Apparently, there's been some debate about that. [grin] Obviously,
what we really want is a stigmergic crystalline structure rather than a
tower.  (Ahhh, a "nest"... yeah, that's the ticket.)  Swarm attempted to
build such a beast via abstraction (and then had to come up with the
create-phase customization to get past the run-time hit of general purpose
objects).  So, how about calling it the nest of babel? ... or how about the 
babel deposition? ... sounds like a Robert Ludlum novel.
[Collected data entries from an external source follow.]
__global__ void __launch_bounds__(256) maxpool2_fwd_kernel(const __nv_bfloat16* __restrict__ x, __nv_bfloat16* __restrict__ y,
                                                             uint8_t* __restrict__ idx, int B, int H, int W, int C, DropSpec drop) {
    const int Ho = H / 2, Wo = W / 2, cg_n = C / 8;
    const long long total = (long long)B * Ho * Wo * cg_n;
    for (long long t = (long long)blockIdx.x * blockDim.x + threadIdx.x; t < total; t += (long long)gridDim.x * blockDim.x) {
        const int cg = (int)(t % cg_n);
        long long r = t / cg_n;
        const int wo = (int)(r % Wo); r /= Wo;
        const int ho = (int)(r % Ho);
        const int b = (int)(r / Ho);
        const __nv_bfloat16* base = x + (((size_t)b * H + 2 * ho) * W + 2 * wo) * C + cg * 8;
        bf8 best = load8(base);
        uint8_t bi[8] = {0, 0, 0, 0, 0, 0, 0, 0};
#pragma unroll
        for (int k = 1; k < 4; ++k) {
            const bf8 v = load8(base + ((size_t)(k >> 1) * W + (k & 1)) * C);
#pragma unroll
            for (int i = 0; i < 8; ++i) if (v.v[i] > best.v[i]) { best.v[i] = v.v[i]; bi[i] = (uint8_t)k; }
        }
        const size_t o = (((size_t)b * Ho + ho) * Wo + wo) * C + cg * 8;
        if (drop.thr) {
            const uint32_t keep = dropout_keep8(drop, (long long)(o >> 3));
#pragma unroll
            for (int i = 0; i < 8; ++i) best.v[i] = (keep >> i & 1) ? best.v[i] * drop.scale : 0.f;
        }
        store8(y + o, best);
        uint2 pk;
        pk.x = bi[0] | (bi[1] << 8) | (bi[2] << 16) | (bi[3] << 24);
        pk.y = bi[4] | (bi[5] << 8) | (bi[6] << 16) | (bi[7] << 24);
        *reinterpret_cast<uint2*>(idx + o) = pk;
    }
}
__global__ void __launch_bounds__(256) maxpool2_bwd_kernel(const __nv_bfloat16* __restrict__ dy, const uint8_t* __restrict__ idx,
                                                             __nv_bfloat16* __restrict__ dx, const __nv_bfloat16* __restrict__ zmask,
                                                             int B, int H, int W, int C, DropSpec drop) {
    const int Ho = H / 2, Wo = W / 2, cg_n = C / 8;
    const long long total = (long long)B * Ho * Wo * cg_n;
    for (long long t = (long long)blockIdx.x * blockDim.x + threadIdx.x; t < total; t += (long long)gridDim.x * blockDim.x) {
        const int cg = (int)(t % cg_n);
        long long r = t / cg_n;
        const int wo = (int)(r % Wo); r /= Wo;
        const int ho = (int)(r % Ho);
        const int b = (int)(r / Ho);
        const size_t src = (size_t)t * 8;
        bf8 g = load8(dy + src);
        if (drop.thr) {
            const uint32_t keep = dropout_keep8(drop, (long long)(src >> 3));
#pragma unroll
            for (int i = 0; i < 8; ++i) g.v[i] = (keep >> i & 1) ? g.v[i] * drop.scale : 0.f;
        }
        if (zmask) {
            const bf8 z = load8(zmask + src);
#pragma unroll
            for (int i = 0; i < 8; ++i) g.v[i] = z.v[i] > 0.f ? g.v[i] : 0.f;
        }
        const uint2 pk = *reinterpret_cast<const uint2*>(idx + src);
        bf8 zero;
#pragma unroll
        for (int i = 0; i < 8; ++i) zero.v[i] = 0.f;
#pragma unroll
        for (int me = 0; me < 4; ++me) {
            bf8 o;
#pragma unroll
            for (int i = 0; i < 8; ++i) {
                const int k = ((i < 4 ? pk.x : pk.y) >> (8 * (i & 3))) & 0xff;
                o.v[i] = (k == me) ? g.v[i] : 0.f;
            }
            store8(dx + (((size_t)b * H + 2 * ho + (me >> 1)) * W + 2 * wo + (me & 1)) * C + cg * 8, o);
        }
        const bool last_w = (W & 1) && wo == Wo - 1, last_h = (H & 1) && ho == Ho - 1;
        if (last_w) {
            store8(dx + (((size_t)b * H + 2 * ho) * W + W - 1) * C + cg * 8, zero);
            store8(dx + (((size_t)b * H + 2 * ho + 1) * W + W - 1) * C + cg * 8, zero);
        }
        if (last_h) {
            store8(dx + (((size_t)b * H + H - 1) * W + 2 * wo) * C + cg * 8, zero);
            store8(dx + (((size_t)b * H + H - 1) * W + 2 * wo + 1) * C + cg * 8, zero);
            if (last_w) store8(dx + (((size_t)b * H + H - 1) * W + W - 1) * C + cg * 8, zero);
        }
    }
}
static DropSpec make_drop(float p, uint64_t seed, const long long* step, uint64_t stream) {
    DropSpec d{};
    if (p > 0.f && step) { d.thr = (uint32_t)(p * 65536.0f); d.scale = 1.0f / (1.0f - p); d.seed = seed; d.stream = stream; d.step = step; }
    return d;
}
cudaError_t launch_maxpool2_fwd(const __nv_bfloat16* x, __nv_bfloat16* y, uint8_t* idx, int B, int H, int W, int C, cudaStream_t st, float drop_p,
                                uint64_t seed, const long long* step, uint64_t stream) {
    if (C % 8) return cudaErrorInvalidValue;
    const long long total = (long long)B * (H / 2) * (W / 2) * (C / 8);
    maxpool2_fwd_kernel<<<rows_grid(total, 256, 132, 8), 256, 0, st>>>(x, y, idx, B, H, W, C, make_drop(drop_p, seed, step, stream));
    return cudaGetLastError();
}
cudaError_t launch_maxpool2_bwd(const __nv_bfloat16* dy, const uint8_t* idx, __nv_bfloat16* dx, int B, int H, int W, int C, cudaStream_t st, float drop_p,
                                uint64_t seed, const long long* step, uint64_t stream, const __nv_bfloat16* zmask) {
    if (C % 8 || H < 2 || W < 2) return cudaErrorInvalidValue;
    const long long total = (long long)B * (H / 2) * (W / 2) * (C / 8);
    maxpool2_bwd_kernel<<<rows_grid(total, 256, 132, 8), 256, 0, st>>>(dy, idx, dx, zmask, B, H, W, C, make_drop(drop_p, seed, step, stream));
    return cudaGetLastError();
}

>However, experience has shown that discussion in the Swarm community is
>usually focused on two widely seperated levels of abstraction. The low
>tech (as in 'help me to install', 'help me to debug this routine') or
>the high tech ('so what is agent based modeling all about?'). 
>
>The reason for this development is perhaps that people are not
>fundamentally interested in looking at actual code, the key is in the
>presentation of both implementation and results at the proper level of
>abstraction. IMA, MAML and the work that the hive is doing on backend
>interfaces to standardized languages and data formats is of course
>instrumental in this effort.

This is true, that people aren't fundamentally interested in looking
at code.  But, I don't think that's because they're really less interested
in the code than they are in the teleological basis for a model.  I think
it's because of the wide chasm between code and purpose.  What we
need is an encoding language that can be as unambiguous as 
programming languages but more directly reflects the purpose of any
one section of the encoding.  In other words, we need to provide a bridge
between those of us who think that the "code is the documentation" and
those of us who think that the code is just the implementation that needs
to be augmented by a description of the code.  This is what Swarm is 
all about.

The fact that our user community exhibits this split between super 
low level tech talk and super high level over-generalization is not 
because of the language we're using (ObjC or Java) nor because of 
the fact that Swarm is rough around the edges.  It's because Swarm
is trying to bridge these two domains: the programmer and the 
modeler.  I think it's a natural and Good Thing to have this kind of 
split personality.  As Steve Railsback pointed out in his talk at the 
last SwarmFest, at the moment, it really does take two personalities
to successfully apply Swarm, a programmer and a modeler.   However,
Swarm, like no other tool I've seen, makes the negotiation between
the programmer and the modeler a much less painful process.  And
to that extent, we're at least headed in the right direction, even if we
have many more miles to go.

glen

--
glen e. p. ropella =><= Feeding the hamster wheel.  Hail Eris!